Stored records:

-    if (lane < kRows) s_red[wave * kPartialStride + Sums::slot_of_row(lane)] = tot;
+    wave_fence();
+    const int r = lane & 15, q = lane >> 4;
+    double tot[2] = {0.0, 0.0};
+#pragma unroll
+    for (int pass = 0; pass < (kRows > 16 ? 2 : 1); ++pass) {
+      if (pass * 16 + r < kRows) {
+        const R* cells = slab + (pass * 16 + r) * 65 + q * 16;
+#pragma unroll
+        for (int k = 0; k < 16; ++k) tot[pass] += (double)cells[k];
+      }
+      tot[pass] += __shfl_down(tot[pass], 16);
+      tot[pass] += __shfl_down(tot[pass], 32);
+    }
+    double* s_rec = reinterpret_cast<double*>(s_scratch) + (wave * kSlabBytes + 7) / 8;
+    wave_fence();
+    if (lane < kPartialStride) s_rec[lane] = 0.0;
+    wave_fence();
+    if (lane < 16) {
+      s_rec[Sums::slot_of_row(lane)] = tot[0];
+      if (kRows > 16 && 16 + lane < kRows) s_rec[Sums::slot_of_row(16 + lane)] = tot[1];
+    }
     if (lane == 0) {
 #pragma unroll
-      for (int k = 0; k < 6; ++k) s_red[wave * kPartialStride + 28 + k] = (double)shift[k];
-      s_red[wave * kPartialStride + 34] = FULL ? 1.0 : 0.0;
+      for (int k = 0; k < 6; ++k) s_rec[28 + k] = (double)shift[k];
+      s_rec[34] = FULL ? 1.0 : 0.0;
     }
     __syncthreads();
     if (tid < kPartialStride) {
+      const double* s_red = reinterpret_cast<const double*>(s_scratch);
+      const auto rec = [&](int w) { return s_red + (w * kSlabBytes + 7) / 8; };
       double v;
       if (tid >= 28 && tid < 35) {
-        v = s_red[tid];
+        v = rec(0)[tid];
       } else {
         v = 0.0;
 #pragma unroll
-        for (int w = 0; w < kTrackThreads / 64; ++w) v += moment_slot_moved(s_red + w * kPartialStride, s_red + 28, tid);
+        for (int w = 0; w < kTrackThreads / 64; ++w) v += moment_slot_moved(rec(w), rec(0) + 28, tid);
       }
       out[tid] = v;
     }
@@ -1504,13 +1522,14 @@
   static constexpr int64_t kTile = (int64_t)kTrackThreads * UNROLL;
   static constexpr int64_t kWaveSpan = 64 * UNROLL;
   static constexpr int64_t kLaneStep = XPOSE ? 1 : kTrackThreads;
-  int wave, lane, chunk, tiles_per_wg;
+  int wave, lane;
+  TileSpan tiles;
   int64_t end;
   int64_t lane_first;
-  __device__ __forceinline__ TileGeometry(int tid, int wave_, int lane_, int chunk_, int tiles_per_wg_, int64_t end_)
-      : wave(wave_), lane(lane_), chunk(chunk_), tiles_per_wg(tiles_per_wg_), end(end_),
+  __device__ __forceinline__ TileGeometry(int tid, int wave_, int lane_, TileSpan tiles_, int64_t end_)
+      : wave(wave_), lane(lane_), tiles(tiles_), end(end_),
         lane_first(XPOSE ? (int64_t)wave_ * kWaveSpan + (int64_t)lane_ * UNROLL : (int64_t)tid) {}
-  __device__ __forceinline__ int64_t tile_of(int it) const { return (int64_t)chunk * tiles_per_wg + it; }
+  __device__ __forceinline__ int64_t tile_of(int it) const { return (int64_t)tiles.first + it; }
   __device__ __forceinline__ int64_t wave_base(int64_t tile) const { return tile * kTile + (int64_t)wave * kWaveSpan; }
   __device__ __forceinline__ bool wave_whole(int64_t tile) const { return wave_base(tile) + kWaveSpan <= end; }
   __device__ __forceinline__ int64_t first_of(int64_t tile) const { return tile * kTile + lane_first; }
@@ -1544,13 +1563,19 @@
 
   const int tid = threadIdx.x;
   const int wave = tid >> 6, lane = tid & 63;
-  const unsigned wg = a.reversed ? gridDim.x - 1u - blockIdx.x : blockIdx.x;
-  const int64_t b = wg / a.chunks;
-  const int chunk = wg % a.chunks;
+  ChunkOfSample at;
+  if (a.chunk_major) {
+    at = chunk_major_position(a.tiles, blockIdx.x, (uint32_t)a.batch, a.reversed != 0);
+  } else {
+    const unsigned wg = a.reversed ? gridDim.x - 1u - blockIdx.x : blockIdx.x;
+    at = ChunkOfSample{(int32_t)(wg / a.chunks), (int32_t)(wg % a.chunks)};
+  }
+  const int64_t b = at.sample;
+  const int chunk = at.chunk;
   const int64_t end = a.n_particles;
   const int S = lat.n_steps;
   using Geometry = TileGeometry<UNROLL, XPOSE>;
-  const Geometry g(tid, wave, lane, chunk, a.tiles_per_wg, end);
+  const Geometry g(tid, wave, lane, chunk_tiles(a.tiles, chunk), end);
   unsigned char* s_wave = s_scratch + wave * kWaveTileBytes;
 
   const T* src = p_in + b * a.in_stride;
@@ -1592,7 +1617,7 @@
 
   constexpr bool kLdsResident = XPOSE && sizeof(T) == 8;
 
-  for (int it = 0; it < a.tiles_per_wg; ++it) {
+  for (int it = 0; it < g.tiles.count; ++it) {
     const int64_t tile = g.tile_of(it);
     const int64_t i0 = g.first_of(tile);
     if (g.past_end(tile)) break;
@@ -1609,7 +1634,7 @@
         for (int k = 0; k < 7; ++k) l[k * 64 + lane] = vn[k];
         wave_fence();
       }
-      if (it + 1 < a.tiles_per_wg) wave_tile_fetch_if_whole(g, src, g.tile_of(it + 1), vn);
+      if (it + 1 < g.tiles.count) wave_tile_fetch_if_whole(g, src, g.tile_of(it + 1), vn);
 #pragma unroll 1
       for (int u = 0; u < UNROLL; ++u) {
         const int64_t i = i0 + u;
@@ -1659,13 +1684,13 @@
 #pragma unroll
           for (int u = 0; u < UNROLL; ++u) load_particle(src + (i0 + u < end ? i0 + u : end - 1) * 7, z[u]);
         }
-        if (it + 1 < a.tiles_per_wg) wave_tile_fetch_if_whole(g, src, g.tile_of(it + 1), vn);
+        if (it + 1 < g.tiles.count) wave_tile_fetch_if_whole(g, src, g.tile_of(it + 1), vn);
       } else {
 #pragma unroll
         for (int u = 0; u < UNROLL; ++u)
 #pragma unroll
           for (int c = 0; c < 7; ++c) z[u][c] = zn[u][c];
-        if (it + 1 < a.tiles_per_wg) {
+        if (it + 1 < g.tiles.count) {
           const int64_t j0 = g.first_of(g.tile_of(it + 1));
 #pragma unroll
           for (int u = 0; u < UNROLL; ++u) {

--

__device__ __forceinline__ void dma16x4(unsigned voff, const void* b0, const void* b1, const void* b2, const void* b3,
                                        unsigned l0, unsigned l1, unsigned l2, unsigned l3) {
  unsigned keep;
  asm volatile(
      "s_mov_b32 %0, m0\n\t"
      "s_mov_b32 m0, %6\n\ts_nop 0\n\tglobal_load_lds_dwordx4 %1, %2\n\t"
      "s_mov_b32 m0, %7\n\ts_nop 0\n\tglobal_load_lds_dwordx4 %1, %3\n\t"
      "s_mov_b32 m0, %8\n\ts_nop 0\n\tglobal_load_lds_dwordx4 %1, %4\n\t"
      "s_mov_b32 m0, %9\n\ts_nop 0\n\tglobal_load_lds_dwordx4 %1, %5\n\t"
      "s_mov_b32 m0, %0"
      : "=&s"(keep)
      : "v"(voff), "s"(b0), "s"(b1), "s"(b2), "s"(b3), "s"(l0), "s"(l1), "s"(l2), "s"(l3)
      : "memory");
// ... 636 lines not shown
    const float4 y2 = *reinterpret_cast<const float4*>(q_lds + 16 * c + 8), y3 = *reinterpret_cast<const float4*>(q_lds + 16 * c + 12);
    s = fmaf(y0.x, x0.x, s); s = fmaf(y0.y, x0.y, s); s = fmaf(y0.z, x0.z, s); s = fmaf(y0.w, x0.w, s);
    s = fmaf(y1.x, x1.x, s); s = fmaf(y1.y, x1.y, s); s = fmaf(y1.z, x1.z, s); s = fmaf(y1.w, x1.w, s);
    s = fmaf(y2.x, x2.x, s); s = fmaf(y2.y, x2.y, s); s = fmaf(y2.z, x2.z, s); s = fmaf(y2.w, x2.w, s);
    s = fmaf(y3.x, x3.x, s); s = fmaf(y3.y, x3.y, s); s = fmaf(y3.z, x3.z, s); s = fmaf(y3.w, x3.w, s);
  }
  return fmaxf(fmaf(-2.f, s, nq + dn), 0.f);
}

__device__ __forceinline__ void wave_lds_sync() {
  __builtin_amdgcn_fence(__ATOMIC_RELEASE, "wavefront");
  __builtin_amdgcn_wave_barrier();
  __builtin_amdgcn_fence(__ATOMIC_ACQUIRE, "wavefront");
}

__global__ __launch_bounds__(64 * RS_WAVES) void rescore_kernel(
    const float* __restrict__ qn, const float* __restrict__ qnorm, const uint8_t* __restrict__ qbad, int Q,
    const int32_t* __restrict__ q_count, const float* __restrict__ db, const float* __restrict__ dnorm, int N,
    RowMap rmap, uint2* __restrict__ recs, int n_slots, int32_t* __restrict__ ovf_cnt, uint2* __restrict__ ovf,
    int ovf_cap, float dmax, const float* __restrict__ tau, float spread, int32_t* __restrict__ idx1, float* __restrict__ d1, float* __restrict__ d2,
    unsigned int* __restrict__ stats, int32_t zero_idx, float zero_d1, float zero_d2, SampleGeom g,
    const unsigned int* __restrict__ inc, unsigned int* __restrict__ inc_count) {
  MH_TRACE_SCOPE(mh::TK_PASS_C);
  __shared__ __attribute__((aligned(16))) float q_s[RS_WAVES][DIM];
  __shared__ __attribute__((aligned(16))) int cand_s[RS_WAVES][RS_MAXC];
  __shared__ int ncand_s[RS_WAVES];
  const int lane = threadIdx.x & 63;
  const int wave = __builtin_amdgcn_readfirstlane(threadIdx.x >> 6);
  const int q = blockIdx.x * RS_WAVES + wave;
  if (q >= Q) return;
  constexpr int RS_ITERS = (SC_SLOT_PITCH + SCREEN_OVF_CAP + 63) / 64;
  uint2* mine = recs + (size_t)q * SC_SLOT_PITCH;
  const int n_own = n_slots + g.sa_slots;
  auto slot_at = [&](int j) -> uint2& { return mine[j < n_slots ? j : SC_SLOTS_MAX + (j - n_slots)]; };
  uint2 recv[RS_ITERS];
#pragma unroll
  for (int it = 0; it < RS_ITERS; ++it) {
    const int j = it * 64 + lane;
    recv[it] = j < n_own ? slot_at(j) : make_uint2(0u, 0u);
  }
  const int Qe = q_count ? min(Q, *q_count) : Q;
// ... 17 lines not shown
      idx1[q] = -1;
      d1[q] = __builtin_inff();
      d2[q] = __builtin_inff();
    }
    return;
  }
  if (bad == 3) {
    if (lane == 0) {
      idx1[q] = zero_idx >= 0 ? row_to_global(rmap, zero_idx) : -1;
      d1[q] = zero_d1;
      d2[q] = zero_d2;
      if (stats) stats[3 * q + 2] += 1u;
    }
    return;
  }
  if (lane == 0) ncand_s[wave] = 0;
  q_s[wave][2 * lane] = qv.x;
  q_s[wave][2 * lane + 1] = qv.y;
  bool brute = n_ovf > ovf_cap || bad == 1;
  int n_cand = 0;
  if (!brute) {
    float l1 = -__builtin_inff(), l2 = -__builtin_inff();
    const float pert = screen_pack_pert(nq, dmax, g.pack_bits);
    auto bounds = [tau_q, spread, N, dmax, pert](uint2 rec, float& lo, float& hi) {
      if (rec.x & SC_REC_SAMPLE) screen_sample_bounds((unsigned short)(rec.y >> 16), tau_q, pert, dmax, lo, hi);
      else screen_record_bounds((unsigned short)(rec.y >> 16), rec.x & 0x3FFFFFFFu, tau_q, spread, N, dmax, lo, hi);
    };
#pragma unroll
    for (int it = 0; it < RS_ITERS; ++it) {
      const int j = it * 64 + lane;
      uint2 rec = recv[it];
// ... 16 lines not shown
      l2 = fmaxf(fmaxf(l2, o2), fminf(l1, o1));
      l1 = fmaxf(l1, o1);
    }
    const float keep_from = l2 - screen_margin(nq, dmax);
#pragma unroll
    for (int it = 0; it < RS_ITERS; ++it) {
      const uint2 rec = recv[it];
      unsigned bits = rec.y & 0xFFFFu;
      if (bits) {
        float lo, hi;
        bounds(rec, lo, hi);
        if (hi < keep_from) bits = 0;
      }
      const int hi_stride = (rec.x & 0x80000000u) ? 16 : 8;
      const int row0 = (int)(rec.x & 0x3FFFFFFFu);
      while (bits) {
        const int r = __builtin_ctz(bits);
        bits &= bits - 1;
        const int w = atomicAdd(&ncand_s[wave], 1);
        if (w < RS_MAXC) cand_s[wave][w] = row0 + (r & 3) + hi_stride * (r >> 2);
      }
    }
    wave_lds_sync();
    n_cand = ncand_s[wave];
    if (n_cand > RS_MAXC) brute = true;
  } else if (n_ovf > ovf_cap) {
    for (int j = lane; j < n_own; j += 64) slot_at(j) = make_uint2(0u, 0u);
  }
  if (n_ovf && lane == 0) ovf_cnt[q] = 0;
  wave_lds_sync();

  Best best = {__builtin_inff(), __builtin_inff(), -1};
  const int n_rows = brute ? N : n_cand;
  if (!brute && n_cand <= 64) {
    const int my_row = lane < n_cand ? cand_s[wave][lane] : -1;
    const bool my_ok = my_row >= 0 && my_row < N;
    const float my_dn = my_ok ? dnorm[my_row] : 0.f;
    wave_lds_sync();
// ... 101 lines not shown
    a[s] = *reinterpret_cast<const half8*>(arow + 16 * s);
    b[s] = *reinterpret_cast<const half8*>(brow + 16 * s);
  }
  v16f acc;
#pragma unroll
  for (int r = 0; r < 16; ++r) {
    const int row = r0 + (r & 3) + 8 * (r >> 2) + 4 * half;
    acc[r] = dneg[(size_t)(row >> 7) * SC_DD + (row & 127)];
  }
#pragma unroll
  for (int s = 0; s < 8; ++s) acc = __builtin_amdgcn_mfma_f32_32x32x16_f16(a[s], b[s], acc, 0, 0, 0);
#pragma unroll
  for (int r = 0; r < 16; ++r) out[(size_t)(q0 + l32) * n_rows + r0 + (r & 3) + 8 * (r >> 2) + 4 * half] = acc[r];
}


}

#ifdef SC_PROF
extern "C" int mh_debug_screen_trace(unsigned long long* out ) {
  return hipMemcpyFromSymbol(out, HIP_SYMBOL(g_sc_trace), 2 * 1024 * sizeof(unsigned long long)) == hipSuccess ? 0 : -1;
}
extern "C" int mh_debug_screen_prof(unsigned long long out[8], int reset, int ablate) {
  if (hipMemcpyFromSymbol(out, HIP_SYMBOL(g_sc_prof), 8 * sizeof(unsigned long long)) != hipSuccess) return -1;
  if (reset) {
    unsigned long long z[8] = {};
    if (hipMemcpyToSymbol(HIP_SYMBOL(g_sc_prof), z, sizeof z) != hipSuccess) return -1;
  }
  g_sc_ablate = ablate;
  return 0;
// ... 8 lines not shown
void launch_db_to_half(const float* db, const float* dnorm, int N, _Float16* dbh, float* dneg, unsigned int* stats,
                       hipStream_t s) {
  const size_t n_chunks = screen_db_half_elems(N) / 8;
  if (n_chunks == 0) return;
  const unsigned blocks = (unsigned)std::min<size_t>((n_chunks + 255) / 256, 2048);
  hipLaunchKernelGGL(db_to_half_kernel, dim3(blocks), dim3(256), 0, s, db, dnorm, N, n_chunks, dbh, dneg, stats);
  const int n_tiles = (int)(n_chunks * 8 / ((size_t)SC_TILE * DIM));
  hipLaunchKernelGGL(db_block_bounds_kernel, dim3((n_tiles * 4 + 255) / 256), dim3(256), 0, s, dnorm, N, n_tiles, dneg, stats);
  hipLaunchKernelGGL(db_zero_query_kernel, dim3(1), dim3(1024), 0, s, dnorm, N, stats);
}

==

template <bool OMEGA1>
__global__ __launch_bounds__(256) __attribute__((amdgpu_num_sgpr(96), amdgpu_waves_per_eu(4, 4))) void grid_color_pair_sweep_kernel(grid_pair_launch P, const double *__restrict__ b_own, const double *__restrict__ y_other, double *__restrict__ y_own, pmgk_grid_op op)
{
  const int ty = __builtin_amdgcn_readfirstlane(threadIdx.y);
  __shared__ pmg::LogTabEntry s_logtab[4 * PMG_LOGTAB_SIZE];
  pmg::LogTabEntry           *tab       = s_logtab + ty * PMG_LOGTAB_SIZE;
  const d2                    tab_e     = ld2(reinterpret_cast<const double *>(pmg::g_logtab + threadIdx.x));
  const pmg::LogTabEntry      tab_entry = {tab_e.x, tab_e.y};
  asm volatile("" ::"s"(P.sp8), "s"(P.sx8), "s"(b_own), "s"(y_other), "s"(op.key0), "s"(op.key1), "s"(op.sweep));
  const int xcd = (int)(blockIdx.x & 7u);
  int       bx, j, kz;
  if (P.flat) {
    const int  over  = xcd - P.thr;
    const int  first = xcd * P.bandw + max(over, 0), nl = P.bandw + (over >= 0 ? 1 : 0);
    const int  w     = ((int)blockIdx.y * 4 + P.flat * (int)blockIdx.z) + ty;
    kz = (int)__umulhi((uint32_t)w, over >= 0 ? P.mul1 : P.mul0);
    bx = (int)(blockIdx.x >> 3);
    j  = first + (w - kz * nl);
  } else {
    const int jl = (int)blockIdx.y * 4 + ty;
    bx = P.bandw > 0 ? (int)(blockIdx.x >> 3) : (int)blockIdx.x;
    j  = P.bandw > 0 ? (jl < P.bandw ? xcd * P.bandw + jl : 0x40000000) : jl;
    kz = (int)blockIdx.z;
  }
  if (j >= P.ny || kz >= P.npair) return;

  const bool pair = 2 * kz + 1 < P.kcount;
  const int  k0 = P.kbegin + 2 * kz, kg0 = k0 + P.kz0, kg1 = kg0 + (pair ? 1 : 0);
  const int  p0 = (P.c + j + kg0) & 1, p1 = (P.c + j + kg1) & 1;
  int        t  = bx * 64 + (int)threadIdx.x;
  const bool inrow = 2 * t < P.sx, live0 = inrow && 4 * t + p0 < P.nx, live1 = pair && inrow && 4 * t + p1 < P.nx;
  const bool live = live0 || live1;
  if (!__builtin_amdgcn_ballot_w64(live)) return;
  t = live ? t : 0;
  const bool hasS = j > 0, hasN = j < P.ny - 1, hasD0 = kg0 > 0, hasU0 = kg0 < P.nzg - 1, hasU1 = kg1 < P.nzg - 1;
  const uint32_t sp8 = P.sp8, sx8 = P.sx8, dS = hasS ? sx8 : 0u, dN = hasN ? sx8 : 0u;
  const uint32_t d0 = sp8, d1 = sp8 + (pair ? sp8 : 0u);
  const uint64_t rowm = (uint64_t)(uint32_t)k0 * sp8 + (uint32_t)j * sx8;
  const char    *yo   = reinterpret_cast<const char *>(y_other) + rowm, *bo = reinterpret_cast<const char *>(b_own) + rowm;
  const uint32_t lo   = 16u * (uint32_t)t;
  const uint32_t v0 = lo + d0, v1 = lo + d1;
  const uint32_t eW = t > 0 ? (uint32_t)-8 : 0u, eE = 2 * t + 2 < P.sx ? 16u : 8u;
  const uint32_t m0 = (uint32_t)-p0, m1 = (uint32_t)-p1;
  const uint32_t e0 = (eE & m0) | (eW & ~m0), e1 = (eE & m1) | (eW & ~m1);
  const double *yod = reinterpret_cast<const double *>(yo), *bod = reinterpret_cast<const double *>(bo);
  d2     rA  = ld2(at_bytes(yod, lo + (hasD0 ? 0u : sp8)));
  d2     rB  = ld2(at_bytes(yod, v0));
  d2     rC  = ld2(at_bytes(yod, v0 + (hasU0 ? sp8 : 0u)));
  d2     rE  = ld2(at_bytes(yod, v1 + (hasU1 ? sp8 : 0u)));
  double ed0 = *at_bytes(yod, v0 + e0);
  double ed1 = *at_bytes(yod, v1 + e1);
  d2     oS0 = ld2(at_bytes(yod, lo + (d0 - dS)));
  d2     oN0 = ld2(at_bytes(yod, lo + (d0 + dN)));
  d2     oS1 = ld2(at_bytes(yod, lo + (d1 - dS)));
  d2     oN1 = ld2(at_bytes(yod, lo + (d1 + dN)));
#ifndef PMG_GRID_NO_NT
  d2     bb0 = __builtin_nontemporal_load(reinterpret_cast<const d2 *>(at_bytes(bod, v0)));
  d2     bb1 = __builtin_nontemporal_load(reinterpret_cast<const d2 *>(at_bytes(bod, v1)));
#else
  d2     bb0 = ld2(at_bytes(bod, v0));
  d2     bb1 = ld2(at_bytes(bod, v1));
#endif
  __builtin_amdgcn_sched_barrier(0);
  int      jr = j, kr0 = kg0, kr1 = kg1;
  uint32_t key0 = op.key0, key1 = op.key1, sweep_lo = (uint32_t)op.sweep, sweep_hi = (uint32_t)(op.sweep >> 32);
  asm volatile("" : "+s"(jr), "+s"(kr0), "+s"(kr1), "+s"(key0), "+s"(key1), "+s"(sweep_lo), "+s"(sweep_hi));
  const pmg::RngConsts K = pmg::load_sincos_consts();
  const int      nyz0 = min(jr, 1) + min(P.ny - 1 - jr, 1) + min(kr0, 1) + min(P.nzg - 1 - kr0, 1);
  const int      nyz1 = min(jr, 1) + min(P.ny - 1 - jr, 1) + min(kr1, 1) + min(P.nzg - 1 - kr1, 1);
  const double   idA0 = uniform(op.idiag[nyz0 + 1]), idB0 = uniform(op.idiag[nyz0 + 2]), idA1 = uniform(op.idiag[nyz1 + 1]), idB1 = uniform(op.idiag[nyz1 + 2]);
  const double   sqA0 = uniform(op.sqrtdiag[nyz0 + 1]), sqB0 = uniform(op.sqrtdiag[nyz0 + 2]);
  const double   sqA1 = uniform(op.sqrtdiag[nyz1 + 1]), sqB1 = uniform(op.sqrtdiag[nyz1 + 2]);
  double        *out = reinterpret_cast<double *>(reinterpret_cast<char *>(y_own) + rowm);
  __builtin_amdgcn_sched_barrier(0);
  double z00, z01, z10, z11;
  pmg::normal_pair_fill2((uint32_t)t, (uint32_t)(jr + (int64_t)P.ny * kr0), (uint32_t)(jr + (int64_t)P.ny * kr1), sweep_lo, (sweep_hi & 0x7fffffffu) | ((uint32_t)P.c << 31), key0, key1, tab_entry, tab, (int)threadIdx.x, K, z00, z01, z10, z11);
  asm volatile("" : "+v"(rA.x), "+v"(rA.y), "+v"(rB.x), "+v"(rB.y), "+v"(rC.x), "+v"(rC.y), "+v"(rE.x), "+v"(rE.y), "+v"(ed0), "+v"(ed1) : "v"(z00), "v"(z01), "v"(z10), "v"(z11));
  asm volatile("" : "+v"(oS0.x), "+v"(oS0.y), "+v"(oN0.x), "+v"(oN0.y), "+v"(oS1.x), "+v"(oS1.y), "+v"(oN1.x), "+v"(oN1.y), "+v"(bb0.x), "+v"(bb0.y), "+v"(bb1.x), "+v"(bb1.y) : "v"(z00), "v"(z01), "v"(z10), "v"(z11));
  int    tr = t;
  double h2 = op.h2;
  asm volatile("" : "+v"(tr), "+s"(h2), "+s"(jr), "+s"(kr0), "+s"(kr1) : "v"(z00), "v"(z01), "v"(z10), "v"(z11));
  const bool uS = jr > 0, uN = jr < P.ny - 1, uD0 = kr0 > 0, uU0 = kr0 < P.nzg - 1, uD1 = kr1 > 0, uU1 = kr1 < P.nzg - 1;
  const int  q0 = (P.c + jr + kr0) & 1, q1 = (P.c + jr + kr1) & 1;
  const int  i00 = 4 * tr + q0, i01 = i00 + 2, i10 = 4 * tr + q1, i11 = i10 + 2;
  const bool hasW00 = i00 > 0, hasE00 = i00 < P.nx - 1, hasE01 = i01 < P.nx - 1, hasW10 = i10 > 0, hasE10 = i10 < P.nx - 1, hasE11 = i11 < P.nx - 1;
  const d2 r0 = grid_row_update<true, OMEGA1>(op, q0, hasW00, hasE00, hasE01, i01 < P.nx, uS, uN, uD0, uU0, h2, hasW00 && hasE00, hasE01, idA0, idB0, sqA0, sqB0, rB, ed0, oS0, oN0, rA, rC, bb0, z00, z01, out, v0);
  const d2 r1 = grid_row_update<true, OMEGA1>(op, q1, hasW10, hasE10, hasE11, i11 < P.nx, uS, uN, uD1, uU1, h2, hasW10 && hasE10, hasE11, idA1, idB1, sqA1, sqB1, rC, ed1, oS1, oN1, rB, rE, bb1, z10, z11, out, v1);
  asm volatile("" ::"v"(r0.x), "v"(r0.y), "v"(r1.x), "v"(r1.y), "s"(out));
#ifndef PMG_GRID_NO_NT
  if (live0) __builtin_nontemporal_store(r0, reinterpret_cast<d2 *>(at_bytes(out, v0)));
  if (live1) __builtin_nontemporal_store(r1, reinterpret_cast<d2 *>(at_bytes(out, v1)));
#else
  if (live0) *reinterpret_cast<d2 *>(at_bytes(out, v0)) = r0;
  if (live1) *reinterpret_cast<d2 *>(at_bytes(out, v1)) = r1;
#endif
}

TASK DETAILS – There is a run of lines above from the one with "const int my_row" to the one with "unsigned long long z[8]"; print exactly that run, both ends included, and nothing else.

FINISHED EXERCISE –
    const int my_row = lane < n_cand ? cand_s[wave][lane] : -1;
    const bool my_ok = my_row >= 0 && my_row < N;
    const float my_dn = my_ok ? dnorm[my_row] : 0.f;
    wave_lds_sync();
// ... 101 lines not shown
    a[s] = *reinterpret_cast<const half8*>(arow + 16 * s);
    b[s] = *reinterpret_cast<const half8*>(brow + 16 * s);
  }
  v16f acc;
#pragma unroll
  for (int r = 0; r < 16; ++r) {
    const int row = r0 + (r & 3) + 8 * (r >> 2) + 4 * half;
    acc[r] = dneg[(size_t)(row >> 7) * SC_DD + (row & 127)];
  }
#pragma unroll
  for (int s = 0; s < 8; ++s) acc = __builtin_amdgcn_mfma_f32_32x32x16_f16(a[s], b[s], acc, 0, 0, 0);
#pragma unroll
  for (int r = 0; r < 16; ++r) out[(size_t)(q0 + l32) * n_rows + r0 + (r & 3) + 8 * (r >> 2) + 4 * half] = acc[r];
}


}

#ifdef SC_PROF
extern "C" int mh_debug_screen_trace(unsigned long long* out ) {
  return hipMemcpyFromSymbol(out, HIP_SYMBOL(g_sc_trace), 2 * 1024 * sizeof(unsigned long long)) == hipSuccess ? 0 : -1;
}
extern "C" int mh_debug_screen_prof(unsigned long long out[8], int reset, int ablate) {
  if (hipMemcpyFromSymbol(out, HIP_SYMBOL(g_sc_prof), 8 * sizeof(unsigned long long)) != hipSuccess) return -1;
  if (reset) {
    unsigned long long z[8] = {};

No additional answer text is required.